━━━ Provided data

struct ConvP {
  const void* x;
  const void* w;
  const float* bias;
  const float* scale;
  const float* shift;
  int act;
  void* y;
  float* part;
  long xsb, xsh, xsw;
  long ysw;
  int B, Hg, Wg;
  int Hq, Wq;
  int Cg, Cn, G;
  int kh, kw, stride, pad;
  int Ktot, Kpad;
  int M;
  int ntx, nty;
};
// ... 216 lines not shown
      for (int j = 0; j < 4; ++j) {
        float u = acc[a][b][j] + bv[j];
        if (p.scale) { u = u * sv[j] + hv[j]; if (p.act) u = silu_f(u); }
        v[j] = TT<T>::rnd(u);
        ssum[a][j] += v[j];
        ssq[a][j] += v[j] * v[j];
      }
      if (m < Mc) {
        T* dst = Y + opix * p.ysw + (long)g * p.Cn + co;
        if (co + 3 < p.Cn && ((p.Cn | p.ysw) & 3) == 0) {
          if (sizeof(T) == 2) {
            uint2 u;
            u.x = (unsigned)f2bf(v[0]) | ((unsigned)f2bf(v[1]) << 16);
            u.y = (unsigned)f2bf(v[2]) | ((unsigned)f2bf(v[3]) << 16);
            *(uint2*)dst = u;
          } else {
            *(float4*)dst = make_float4(v[0], v[1], v[2], v[3]);
          }
        } else {
#pragma unroll
          for (int j = 0; j < 4; ++j) if (co + j < p.Cn) TT<T>::st(dst + j, v[j]);
        }
      }
    }
  }
  if (p.part) {
    float* red = (float*)smem;
#pragma unroll
    for (int a = 0; a < TC; ++a)
#pragma unroll
      for (int j = 0; j < 4; ++j) {
        float s = wave_xor_sum16(ssum[a][j]);
        float q = wave_xor_sum16(ssq[a][j]);
        if (lp == 0) {
          int cl = wc * (BC / WC) + a * 16 + lc + j;
          red[(wp * BC + cl) * 2 + 0] = s;
          red[(wp * BC + cl) * 2 + 1] = q;
        }
      }
    __syncthreads();
    if (tid < BC && c0 + tid < p.Cn) {
      float s = 0.f, q = 0.f;
#pragma unroll
      for (int w = 0; w < WP; ++w) { s += red[(w * BC + tid) * 2]; q += red[(w * BC + tid) * 2 + 1]; }
      float* dst = p.part + ((long)tile_x * (p.G * p.Cn) + g * p.Cn + c0 + tid) * 2;
      dst[0] = s;
      dst[1] = q;
    }
  }
}

struct WgradP {
  const void* x;
  const void* dy;
  float* slab;
  long xsb, xsh, xsw;
  long dsw;
  int B, H, W, Ho, Wo;
  int Cg, Cn, G;
  int kh, kw, stride, pad;
  int Ktot, M, nsplit, chunk_px;
};

template <typename T, int W> struct TFrag;
template <int W> struct TFrag<bf16_t, W> {
  typedef bf16x8_t type;
  static constexpr int KSUB_PX = 32;
  static constexpr int PITCH = W * 2 + 32;
  __device__ static __forceinline__ type load(const char* tile, int i0, int k0, int lane) {
    int grp = lane >> 4, li = lane & 15;
    int q = li >> 2, pp = li & 3;
    const char* a0 = tile + (k0 + 4 * grp + q) * PITCH + (i0 + 4 * pp) * 2;
    s16x4_t lo = __builtin_amdgcn_ds_read_tr16_b64_v4i16((s16x4_t __attribute__((address_space(3)))*)(a0));
    s16x4_t hi = __builtin_amdgcn_ds_read_tr16_b64_v4i16((s16x4_t __attribute__((address_space(3)))*)(a0 + 16 * PITCH));
    typedef __attribute__((ext_vector_type(8))) short s16x8_t;
    s16x8_t v = __builtin_shufflevector(lo, hi, 0, 1, 2, 3, 4, 5, 6, 7);
    return __builtin_bit_cast(bf16x8_t, v);
  }
  __device__ static __forceinline__ f32x4_t mma(type a, type b, f32x4_t c) {
    return __builtin_amdgcn_mfma_f32_16x16x32_bf16(a, b, c, 0, 0, 0);
  }
};
template <int W> struct TFrag<float, W> {
  typedef float type;
  static constexpr int KSUB_PX = 4;
  static constexpr int PITCH = W * 4 + 64;
  __device__ static __forceinline__ type load(const char* tile, int i0, int k0, int lane) {
    return *(const float*)(tile + (k0 + (lane >> 4)) * PITCH + (i0 + (lane & 15)) * 4);
  }
  __device__ static __forceinline__ f32x4_t mma(type a, type b, f32x4_t c) {
    return __builtin_amdgcn_mfma_f32_16x16x4f32(a, b, c, 0, 0, 0);
  }
};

━━━━━━

- [Your objective]
What lines hold the string "template"? Pick them out of the data.

- [Expected output]
template <typename T, int W> struct TFrag;
template <int W> struct TFrag<bf16_t, W> {
template <int W> struct TFrag<float, W> {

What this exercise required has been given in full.